A insatisfação do ser humano diante de situações
que não entende e amplifica na sua conceituação critica é um caso a se pensar
no período em que Jesus foi traído e condenado à morte. Se o apóstolo Judas
recebeu 30 dinheiros para entregar seu mestre aos soldados romanos, quantos,
atualmente, pedem quantias por desvios morais? Há uma anedota que diz ter sido
ínfimo o valor que o apóstolo infiel recebeu por sua traição. Hoje se
inflaciona tudo, dos atos aos informes. Tornou-se moda a investigação por conta
de desserviços na administração publica. O espectador desse quadro pensa que
tudo em volta é corrupto, é malsão. Não é à toa que na literatura e no cinema
os atuais tipos maus (chamados “bandidos”) passam a ser vistos como “mocinhos”.
A velha dicotomia “bateu as asas” na assertiva de que não há santo sobre a
terra. Mas se Judas se enforcou arrependido de seu ato, que dizer de quem
entrega alguém sem provas suficientes de seu crime formulando no mínimo, uma
tortura psicológica pela formação ideológica conservadora?
Jesus foi um subversivo de seu tempo e espaço,
contrariando as normas e os interesses do rei Herodes e do Império Romano. A
voz do povo da antiga Galiléia vinha há algum tempo de João Batista pregando
uma revolução pacifica, admoestando os judeus da
proximidade da vinda de um “Messias” que estabeleceria o “Reino do Céu”.
Incomodava a quem usufruía de benesses, e ao se mostrar um líder que criticava
o poder dos poderosos (como o rei Herodes) foi condenado e morto. O mesmo
ocorreu com Jesus.
Interessante observar que mesmo sem a mídia que
passou a existir influenciando multidões (naquele momento as manifestações eram
em editos e presenciais) eles foram vistos sem comoção pelos espectadores de
julgamentos, decapitando-se João Batista e preferindo-se a liberdade do
criminoso Barrabás no lugar do Nazareno.
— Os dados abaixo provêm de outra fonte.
int kura_set_coupling(KuraHandle* h, const float* alpha) {
    if (!h || !alpha) return set_err(KURA_E_INVALID, "null argument");
    HIP_TRY(hipSetDevice(h->device));
    const int N = h->cfg.n_osc;
    const std::vector<float> sw = coupling_image(alpha, N, h->sp, h->tpw);
    if (sw.size() > h->alpha_cap) {
        HIP_TRY(hipDeviceSynchronize());
        HIP_TRY(hipFree(h->alpha_sw));
        h->alpha_sw = nullptr;
        h->alpha_cap = 0;
        if (int rc = dalloc(&h->alpha_sw, sw.size())) return rc;
        h->alpha_cap = sw.size();
        h->p.alpha_sw = h->alpha_sw;
    }
    HIP_TRY(hipMemcpy(h->alpha_sw, sw.data(), sw.size() * sizeof(float), hipMemcpyHostToDevice));
    if (h->sp && !h->xl) {
        const std::vector<float> dd = split_alpha_dedup(alpha, N);
        if (dd.size() > h->alpha_dd_cap) {
            HIP_TRY(hipDeviceSynchronize());
            if (h->alpha_dd) HIP_TRY(hipFree(h->alpha_dd));
            h->alpha_dd = nullptr;
            h->alpha_dd_cap = 0;
            if (int rc = dalloc(&h->alpha_dd, dd.size())) return rc;
            h->alpha_dd_cap = dd.size();
            h->p.alpha_dd = h->alpha_dd;
            h->p.alpha_dd_bytes = (unsigned)(dd.size() * sizeof(float));
        }
        HIP_TRY(hipMemcpy(h->alpha_dd, dd.data(), dd.size() * sizeof(float), hipMemcpyHostToDevice));
    }
    h->have_coupling = true;
    return KURA_OK;
}

int kura_set_env_params(KuraHandle* h, int env0, int n, const float* omega, const double* g_stim,
                        const double* g_rec) {
    if (!h) return set_err(KURA_E_INVALID, "null handle");
    if (env0 < 0 || n < 0 || env0 + n > h->B) return set_err(KURA_E_INVALID, "env range [%d,%d) outside [0,%d)", env0, env0 + n, h->B);
    HIP_TRY(hipSetDevice(h->device));
    const size_t N = h->cfg.n_osc;
    if (omega)
        HIP_TRY(hipMemcpy(h->omega + (size_t)env0 * N, omega, (size_t)n * N * sizeof(float), hipMemcpyHostToDevice));
    if (g_stim)
        HIP_TRY(hipMemcpy(h->g_stim + (size_t)env0 * h->cfg.n_elec * N, g_stim,
                          (size_t)n * h->cfg.n_elec * N * sizeof(double), hipMemcpyHostToDevice));
    if (g_rec && h->cfg.n_rec > 0) {
        std::vector<double> G((size_t)n * N);
        const int nr = h->cfg.n_rec;
        for (int b = 0; b < n; ++b)
            for (size_t i = 0; i < N; ++i) {
                double acc = g_rec[((size_t)b * nr) * N + i];
                for (int r = 1; r < nr; ++r) acc = acc + g_rec[((size_t)b * nr + r) * N + i];
                G[(size_t)b * N + i] = acc;
            }
        HIP_TRY(hipMemcpy(h->g_rec + (size_t)env0 * N, G.data(), G.size() * sizeof(double), hipMemcpyHostToDevice));
    }
    if (omega && g_stim) h->have_params = true;
    return KURA_OK;
}

int kura_set_env_gain(KuraHandle* h, int env0, int n, const float* kn) {
    if (!h || !kn) return set_err(KURA_E_INVALID, "null argument");
    if (env0 < 0 || n < 0 || env0 + n > h->B) return set_err(KURA_E_INVALID, "env range [%d,%d) outside [0,%d)", env0, env0 + n, h->B);
    for (int b = 0; b < n; ++b)
        if (!(kn[b] == kn[b])) return set_err(KURA_E_INVALID, "kn[%d] is nan", env0 + b);
// ... 401 lines not shown
    for (int i = 0; i < n && i < KURA_NSTATS; ++i) out[i] = (int64_t)v[i];
    return KURA_OK;
}

int kura_get_stamps(KuraHandle* h, uint64_t* out ) {
    if (!h || !out) return set_err(KURA_E_INVALID, "null argument");
    HIP_TRY(hipSetDevice(h->device));
    HIP_TRY(hipDeviceSynchronize());
    HIP_TRY(hipMemcpy(out, h->stamps, NWAVES * KURA_NSTAMP * sizeof(uint64_t), hipMemcpyDeviceToHost));
    HIP_TRY(hipMemset(h->stamps, 0, NWAVES * KURA_NSTAMP * sizeof(uint64_t)));
    return KURA_OK;
}

int kura_selftest_math(const float* x, const float* y, float* out, int n) {
    if (n <= 0 || !x || !y || !out) return set_err(KURA_E_INVALID, "bad args");
    float *dx = nullptr, *dy = nullptr, *dout = nullptr;
    int rc = dalloc(&dx, n);
    rc = rc ? rc : dalloc(&dy, n);
    rc = rc ? rc : dalloc(&dout, (size_t)n * KURA_SELFTEST_MATH_W);
    if (!rc) {
        (void)hipMemcpy(dx, x, n * sizeof(float), hipMemcpyHostToDevice);
        (void)hipMemcpy(dy, y, n * sizeof(float), hipMemcpyHostToDevice);
        hipLaunchKernelGGL(kura_selftest_math_kernel, dim3((n + 255) / 256), dim3(256), 0, 0, dx, dy, dout, n);
        hipError_t e = hipDeviceSynchronize();
        if (e != hipSuccess) rc = set_err(KURA_E_HIP, "selftest_math: %s", hipGetErrorString(e));
        else (void)hipMemcpy(out, dout, (size_t)n * KURA_SELFTEST_MATH_W * sizeof(float), hipMemcpyDeviceToHost);
    }
    (void)hipFree(dx);
    (void)hipFree(dy);
    (void)hipFree(dout);
    return rc;
}

int kura_selftest_coupling(const float* X , const float* alpha , float* Y , int N,
                           int coupling) {
    if (N != 256 && N != 512 && N != 1024) return set_err(KURA_E_UNSUPPORTED, "N=%d", N);
    if (coupling != KURA_COUPLING_AUTO && coupling != KURA_COUPLING_F32 && coupling != KURA_COUPLING_BF16X3)
        return set_err(KURA_E_INVALID, "coupling=%d", coupling);
    const bool sp = coupling != KURA_COUPLING_F32;
    const std::vector<float> sw = coupling_image(alpha, N, sp, N / 256);
    float *dX = nullptr, *dA = nullptr, *dY = nullptr;
    int rc = dalloc(&dX, (size_t)32 * N);
    rc = rc ? rc : dalloc(&dA, sw.size());
    rc = rc ? rc : dalloc(&dY, (size_t)32 * N);
    const size_t lds = (size_t)xs_floats(N) * sizeof(float);
    const void* k = selftest_gemm_kernel(N / 256, sp);
    if (!rc && hipFuncSetAttribute(k, hipFuncAttributeMaxDynamicSharedMemorySize, (int)lds) != hipSuccess)
        rc = set_err(KURA_E_HIP, "selftest_gemm: LDS attribute");
    if (!rc) {
        (void)hipMemcpy(dX, X, (size_t)32 * N * sizeof(float), hipMemcpyHostToDevice);
        (void)hipMemcpy(dA, sw.data(), sw.size() * sizeof(float), hipMemcpyHostToDevice);
        void* argv[] = {(void*)&dX, (void*)&dA, (void*)&dY, (void*)&N};
        hipError_t e = hipLaunchKernel(k, dim3(1), dim3(NTHREADS), argv, lds, 0);
        if (e == hipSuccess) e = hipDeviceSynchronize();
        if (e != hipSuccess) rc = set_err(KURA_E_HIP, "selftest_gemm: %s", hipGetErrorString(e));
        else (void)hipMemcpy(Y, dY, (size_t)32 * N * sizeof(float), hipMemcpyDeviceToHost);
    }
    (void)hipFree(dX);
    (void)hipFree(dA);
    (void)hipFree(dY);
    return rc;
}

É que as vozes dos opositores às pregações
de amor tornaram-no antipático à multidão mesmo com os milagres que realizou.
Como
se observa no comportamento humano desde épocas remotas, as influências malsãs
nas diversas formas que são veiculadas afetam julgamentos. Pensando nisso
guarda-se respeito ao Dia da Paixão. Lembrando o sacrifício de quem amou a
humanidade deve-se analisar situações e comportamentos antes de um veredito que
patrocina formas de violência. E hoje se fomenta o ódio através de veículos de
comunicação adentrando pelos lares e estimulando comportamentos sem se importar
que alguns sejam modulados por traumas, como o caso do aviador do Airbus.
Triste ainda é a aprovação, pela Comissão de Constituição e Justiça e de Cidadania (CCJ) da
Câmara dos Deputados da PEC 171/93, admitindo a redução da maioridade penal de
18 para 16 anos infringindo o artigo 228 da Constituição Federal e o artigo 27
do Código Penal. Os 42 votos a favor e 17 contra - resultado que está gerando protestos
nacionais – investem numa perspectiva de que a prisão do menor infrator irá
dimensionar os crimes e eliminar a violência no Brasil quando na verdade esse
espaço serve de criador de mais atitudes violentas. É a Paixão que se traduz em
frases religiosas quando esquecem que mais salvacionismo se dá pela criação de
escolas, “prendendo” esses garotos em locais onde possam sair melhores pelo
processo educacional. Replicando o poeta Sergio Vaz: “sou a favor do aumento da maioridade escolar (...) porque lugar de
criança é presa na Escola. (...). Depois de cumprirem pena e se tornarem cidadãos terão liberdade
assistida… Pelos pais orgulhosos.” (Revista Forum)
Que a passagem renovada (Páscoa) não deixe que o descalabro
da menoridade penal se instale.
(Texto ooriginalmente publicado em O Liberal, de 03/04/2015)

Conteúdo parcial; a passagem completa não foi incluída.